1. SECURED NOTE. This Promissory Note is the Note referred to in and is
executed and delivered in connection with that certain Deed of Trust With
Assignment of Rents dated as of even date herewith and executed by Xxxxxxxx in
favor of Xxxxxx (as the same may from time to time be amended, modified or
supplemented or restated, the "Deed of Trust"). Additional rights of Lender are
set forth in the Deed of Trust. All capitalized terms used herein and not
otherwise defined herein shall have the respective meanings given to them in the
Deed of Trust. The full amount of this Note is secured by the property
identified and described as security therefor in the Deed of Trust.
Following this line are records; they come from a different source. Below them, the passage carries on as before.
static int lba_build(const oslam_lba_t* h, oslam_lba::Prep& q, int layout, bool want_pairs, bool use_tiles, int nKF, const float* poses, const uint8_t* fixed, int nP, const float* points,
                     int nE, const int32_t* edge_kf, const int32_t* edge_pt, const float* edge_obs, const float* edge_invSigma2, const float K5[5], int use_stop_flag,
                     const float* poses_out, const float* points_out, const uint8_t* erase, int iters0, int iters1, int nstages, int robust0, float delta_mono,
                     float delta_stereo, char* err, size_t errn) {
#pragma clang diagnostic push
#pragma clang diagnostic ignored "-Wformat-security"
    auto fail = [&](int rc, const char* fmt, auto... a) { snprintf(err, errn, fmt, a...); return rc; };
#pragma clang diagnostic pop
    if (!h || !poses || !fixed || !points || !K5 || !poses_out || !points_out || (nE > 0 && (!edge_kf || !edge_pt || !edge_obs || !edge_invSigma2 || !erase)))
        return fail(OSLAM_E_INVALID, "NULL argument");
    if (nKF < 1 || nKF > h->max_kf || nP < 0 || nE < 0)
        return fail(OSLAM_E_CAPACITY, "problem (%d keyframes, %d points, %d edges) exceeds the handle capacity (%d keyframes per window)", nKF, nP, nE, h->max_kf);
    q.layout = layout;
    q.p_poses = poses; q.p_fixed = fixed; q.p_points = points;
    std::vector<int>& pt_start = q.pt_start; std::vector<int>& pose_start = q.pose_start;
    pt_start.assign(nP + 1, 0); pose_start.assign(nKF + 1, 0);
    std::vector<int>& order = q.order;
    order.resize(nE);
    for (int i = 0; i < nE; i++) {
        if (edge_kf[i] < 0 || edge_kf[i] >= nKF || edge_pt[i] < 0 || edge_pt[i] >= nP) return fail(OSLAM_E_INVALID, "edge %d references vertex out of range", i);
        pt_start[edge_pt[i] + 1]++;
        pose_start[edge_kf[i] + 1]++;
    }
    for (int p = 0; p < nP; p++) pt_start[p + 1] += pt_start[p];
    for (int k = 0; k < nKF; k++) pose_start[k + 1] += pose_start[k];
    {
        std::vector<int> cur(pt_start.begin(), pt_start.end() - 1);
        for (int i = 0; i < nE; i++) order[cur[edge_pt[i]]++] = i;
    }
    if (layout == 1) {
        std::vector<int> cur(pose_start.begin(), pose_start.end() - 1), o2(nE);
        for (int i = 0; i < nE; i++) o2[cur[edge_kf[order[i]]]++] = order[i];
        order.swap(o2);
    }
    std::vector<int>& ekf = q.ekf; std::vector<int>& ept = q.ept;
    ekf.resize(nE); ept.resize(nE); q.eobs.resize((size_t)nE * 3); q.einfo.resize(nE);
    for (int i = 0; i < nE; i++) {
        const int sidx = order[i];
        ekf[i] = edge_kf[sidx]; ept[i] = edge_pt[sidx]; q.einfo[i] = edge_invSigma2[sidx];
        for (int k = 0; k < 3; k++) q.eobs[(size_t)i * 3 + k] = edge_obs[(size_t)sidx * 3 + k];
    }
    int nfree = 0;
    for (int k = 0; k < nKF; k++) nfree += fixed[k] ? 0 : 1;
    if (nfree > kLbaMaxKF) return fail(OSLAM_E_CAPACITY, "%d free keyframes > %d", nfree, kLbaMaxKF);
    if (h->wide == 0 && nKF > kLbaMaxKF) return fail(OSLAM_E_CAPACITY, "%d keyframes > %d (compact layout; use mode 1 or 2)", nKF, kLbaMaxKF);
    q.nfree = nfree; q.nblk = std::max(1, nfree * (nfree + 1) / 2);
    std::vector<int> blk(nKF);
    for (int k = 0, nb = 0; k < nKF; k++) blk[k] = fixed[k] ? -1 : nb++;
    auto tof = [&](int x, int y) { return x * nfree - x * (x - 1) / 2 + (y - x); };
    q.npairs = 0; q.pairs.clear(); q.pstart.clear(); q.dev_pairs = false;
    if (layout == 0) {
        q.pose_edges.resize(nE);
        std::vector<int> cur(pose_start.begin(), pose_start.end() - 1);
        for (int i = 0; i < nE; i++) q.pose_edges[cur[ekf[i]]++] = i;
        std::vector<int> seen(nKF, -1);
        for (int p = 0; p < nP; p++)
            for (int i = pt_start[p]; i < pt_start[p + 1]; i++) {
                if (seen[ekf[i]] == p) return fail(OSLAM_E_INVALID, "duplicate observation of point %d in keyframe %d", p, ekf[i]);
                seen[ekf[i]] = p;
            }
        q.tile_p0.clear();
        if (want_pairs && use_tiles) {
            q.pt_edge.resize(nE);
            for (int i = 0; i < nE; i++) q.pt_edge[i] = i;
            for (int p = 0; p < nP; p++) std::sort(q.pt_edge.begin() + pt_start[p], q.pt_edge.begin() + pt_start[p + 1], [&](int x, int y) { return ekf[x] < ekf[y]; });
            const int rc = lba_build_tiles(q, blk, nfree, nP, nE, (size_t)kWinLdsMax, err, errn);
            if (rc) return rc;
        } else if (want_pairs && h->device_pairs && h->wide == 1) {
            size_t tot = 0;
            for (int p = 0; p < nP; p++) {
                if (pt_start[p + 1] - pt_start[p] > 65534) return fail(OSLAM_E_CAPACITY, "point %d has more than 65534 observations", p);
                size_t kf_ = 0;
                for (int i = pt_start[p]; i < pt_start[p + 1]; i++) kf_ += blk[ekf[i]] >= 0;
                tot += kf_ * (kf_ + 1) / 2;
            }
            q.npairs = tot; q.dev_pairs = true;
        } else if (want_pairs) {
            const int nblk = q.nblk;
            std::vector<int>& pstart = q.pstart;
            pstart.assign(nblk + 1, 0);
            for (int p = 0; p < nP; p++)
                for (int i = pt_start[p]; i < pt_start[p + 1]; i++) {
                    const int bi = blk[ekf[i]];
                    if (bi < 0) continue;
                    for (int j = pt_start[p]; j < pt_start[p + 1]; j++) {
                        const int bj = blk[ekf[j]];
                        if (bj >= bi) pstart[tof(bi, bj) + 1]++;
// ... 14 lines not shown
                }
        }
    } else {
        q.pt_edge.resize(nE);
        {
            std::vector<int> cur(pt_start.begin(), pt_start.end() - 1);
            for (int i = 0; i < nE; i++) q.pt_edge[cur[ept[i]]++] = i;
        }
        for (int p = 0; p < nP; p++)
            for (int i = pt_start[p] + 1; i < pt_start[p + 1]; i++)
                if (ekf[q.pt_edge[i]] == ekf[q.pt_edge[i - 1]]) return fail(OSLAM_E_INVALID, "duplicate observation of point %d in keyframe %d", p, ekf[q.pt_edge[i]]);
        q.chunk_kf.clear(); q.chunk_e0.clear(); q.chunk_n.clear(); q.kf_chunk0.assign(nKF + 1, 0);
        for (int k = 0; k < nKF; k++) {
            q.kf_chunk0[k] = (int)q.chunk_kf.size();
            for (int e0 = pose_start[k]; e0 < pose_start[k + 1]; e0 += 64) { q.chunk_kf.push_back(k); q.chunk_e0.push_back(e0); q.chunk_n.push_back(std::min(64, pose_start[k + 1] - e0)); }
        }
        q.kf_chunk0[nKF] = (int)q.chunk_kf.size();
        const size_t region_bytes = h->win_lds_max - win_persist_bytes(nKF, nfree);
        size_t hs_d = (size_t)win_hs_doubles(nfree);
        q.hs_global = hs_d * 8 > region_bytes ? 1 : 0;
        if (q.hs_global) { const size_t n6 = 6 * (size_t)nfree, pw = ((n6 + 1 + kMB - 1) / kMB + 1) * kMB; hs_d = (size_t)kMB * pw + n6 + 2 * kMB; }
        { const int rc = lba_build_tiles(q, blk, nfree, nP, nE, region_bytes, err, errn); if (rc) return rc; }
        q.region_doubles = (int)std::max(hs_d, win_tile_doubles(q.TE, q.TP));
    }
    LbaProblem& pr = q.pr;
    memset(&pr, 0, sizeof(pr));
    pr.K = nKF; pr.P = nP; pr.E = nE;
    pr.stop = use_stop_flag ? h->d_stop : nullptr;
    for (int i = 0; i < 5; i++) pr.K5[i] = K5[i];
    pr.iters0 = iters0; pr.iters1 = iters1; pr.nstages = nstages; pr.robust0 = robust0; pr.delta_mono = delta_mono; pr.delta_stereo = delta_stereo;
    return OSLAM_OK;
}
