template <int P, bool STORE>
__global__ __launch_bounds__(64) void ctc_alpha_kernel(const float* __restrict__ logp, const long long* __restrict__ targets,
                                                       const long long* __restrict__ target_len, int B, int Tq, int V,
                                                       int S, int blank, float* __restrict__ nll, float* __restrict__ astore) {
  const int lat = blockIdx.x, b = lat % B, lane = threadIdx.x;
  const float* lp = logp + (size_t)lat * Tq * V;
  const long long len_raw = target_len[b];
  bool bad = len_raw < 0 || len_raw > (long long)S;
  const int len = bad ? 0 : (int)len_raw;
  const int L = 2 * len + 1;
  int label[P];
  bool skip_ok[P], live[P];
#pragma unroll
  for (int i = 0; i < P; ++i) {
    const int s = lane * P + i;
    label[i] = blank;
    skip_ok[i] = false;
    live[i] = s < L;
    if (s < L && (s & 1)) {
      const int k = s >> 1;
      const long long lab = targets[(size_t)b * S + k];
      if (lab < 0 || lab >= (long long)V) bad = true;
      label[i] = (lab < 0 || lab >= (long long)V) ? blank : (int)lab;
      skip_ok[i] = k > 0 && lab != targets[(size_t)b * S + k - 1];
    }
  }
  bad = __any((int)bad) != 0;
  float livef[P];
#pragma unroll
  for (int i = 0; i < P; ++i) {
    livef[i] = live[i] ? 1.f : 0.f;
    asm volatile("" : "+v"(label[i]));
  }
  float alpha[P], lim[P];
  int ex = kCtcEmpty;
  static_assert(P % 2 == 0, "a lane's first state must be a blank");
  int eloss = kCtcEmpty;
#pragma unroll
  for (int i = 0; i < P; ++i) {
    const int s = lane * P + i;
    const float l0 = lp[label[i]];
    alpha[i] = (s < 2 && s < L) ? __expf(l0) : 0.f;
    eloss = ((s < 2 && s < L) & (l0 > -INFINITY) & (alpha[i] < kCtcTiny)) ? 0 : eloss;
    lim[i] = live[i] ? -INFINITY : INFINITY;
  }
  if (lane == 0) ex = 0;
  auto store = [&](int t) {
    if constexpr (STORE) {
#pragma unroll
      for (int i = 0; i < P; ++i) astore[ctc_store_index(lat, Tq, P, t, i, lane)] = alpha[i];
      astore[ctc_store_index(lat, Tq, P, t, P, lane)] = __builtin_bit_cast(float, ex);
    }
  };
  store(0);
  constexpr int kCtcAhead = P <= 4 ? 16 : 8;
  float emit[kCtcAhead][P];
#pragma unroll
  for (int d = 0; d < kCtcAhead; ++d)
#pragma unroll
    for (int i = 0; i < P; ++i) emit[d][i] = lp[(size_t)min(1 + d, Tq - 1) * V + label[i]];
  auto step = [&](const float (&em)[P], bool renorm) {
    float up1 = EEC_DPP_F(0.f, alpha[P - 1], 0x138);
    float up2 = EEC_DPP_F(0.f, alpha[P - 2], 0x138);
    const int ex_up = EEC_DPP_I(ex, ex, 0x138);
    const int ec = max(ex, ex_up);
    const int d_own = max(ex - ec, -200), d_up = max(ex_up - ec, -200);
    const float up1s = ldexpf(up1, d_up), up2s = ldexpf(up2, d_up);
    bool lost = (up1 > 0.f) & (up1s < kCtcTiny);
    up1 = up1s;
    up2 = up2s;
    float cur[P];
#pragma unroll
    for (int i = 0; i < P; ++i) {
      cur[i] = ldexpf(alpha[i], d_own);
      lost |= (alpha[i] > 0.f) & (cur[i] < kCtcTiny);
    }
    ex = ec;
#pragma unroll
    for (int i = 0; i < P; ++i) {
      const float p1 = i >= 1 ? cur[i - 1] : up1;
      const float p2 = i >= 2 ? cur[i - 2] : (i == 1 ? up1 : up2);
      const float sum = cur[i] + p1 + (skip_ok[i] ? p2 : 0.f);
      alpha[i] = sum * (__expf(em[i]) * livef[i]);
      lost |= (sum > 0.f) & (alpha[i] < kCtcTiny) & (em[i] > lim[i]);
    }
    eloss = lost ? max(eloss, ec) : eloss;
    if (renorm) {
      float m = alpha[0];
#pragma unroll
      for (int i = 1; i < P; ++i) m = fmaxf(m, alpha[i]);
      const bool any = m > 0.f;
      const int e = any ? (int)((__builtin_bit_cast(unsigned, m) >> 23) & 0xffu) - 127 : 0;
#pragma unroll
      for (int i = 0; i < P; ++i) alpha[i] = ldexpf(alpha[i], -e);
      ex = any ? ex + e : kCtcEmpty;
    }
  };
  int t0 = 1;
  for (; t0 + kCtcAhead <= Tq; t0 += kCtcAhead) {
#pragma unroll
    for (int d = 0; d < kCtcAhead; ++d) {
      step(emit[d], (d & 1) != 0);
      store(t0 + d);
      const int tn = min(t0 + d + kCtcAhead, Tq - 1);
#pragma unroll
      for (int i = 0; i < P; ++i) emit[d][i] = lp[(size_t)tn * V + label[i]];
    }
  }
#pragma unroll
  for (int d = 0; d < kCtcAhead; ++d)
    if (t0 + d < Tq) {
      step(emit[d], (d & 1) != 0);
      store(t0 + d);
    }
  float tail = 0.f;
#pragma unroll
  for (int i = 0; i < P; ++i) {
    const int s = lane * P + i;
    if (s == L - 1 || s == L - 2) tail += alpha[i];
  }
  bad = bad || __any((int)(tail != tail)) != 0;
  const int e_lane = tail > 0.f ? ex : kCtcEmpty;
  const int e_max = (int)wave_max((float)e_lane);
  const float total = wave_sum(tail > 0.f ? ldexpf(tail, max(e_lane - e_max, -200)) : 0.f);
  const int e_tot = total > 0.f ? e_max + (int)((__builtin_bit_cast(unsigned, total) >> 23) & 0xffu) - 127 : 2 * kCtcEmpty;
  const bool redo = __any((int)(eloss > kCtcEmpty && eloss > e_tot + ctc_watch_slack(Tq))) != 0;
  if (lane == 0)
    nll[lat] = (bad || total != total) ? __builtin_nanf("")
               : redo                  ? -INFINITY
               : (total > 0.f)         ? -(logf(total) + (float)e_max * 0.6931471805599453f)
                                       : INFINITY;
  if constexpr (STORE) {
    if (lane == 0) {
      float* pinfo = astore + ctc_store_index(gridDim.x, Tq, P, 0, 0, 0) + 2 * (size_t)lat;
      pinfo[0] = (bad || total != total) ? __builtin_nanf("") : redo ? kCtcRedo : total;
      pinfo[1] = __builtin_bit_cast(float, e_max);
    }
  }
}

Borrower
shall not, directly or indirectly, create, permit or suffer to exist, and shall
defend such property against and take such other action as is necessary to
remove, any lien on or in the property, or in any portion thereof, except as
permitted pursuant to the Deed of Trust and this Note.
2. PRINCIPAL REPAYMENT.
2.1 ORIGINAL TERM. The outstanding principal amount of the Loan
shall be due and payable on February 1, 2001 (the "MATURITY DATE"), unless such
date is extended in accordance with the terms of Section 2.2, below.
2.2 BORROWER'S OPTION TO EXTEND MATURITY DATE. Provided that no
Event of Default shall then exist, Borrower may extend the Maturity Date until
August 31, 2001, by giving written notice to Xxxxxx (no later than January 1,
2001) of Xxxxxxxx's election to exercise its option to extend the Maturity Date
to August 31, 2001 in accordance with the terms of this Note.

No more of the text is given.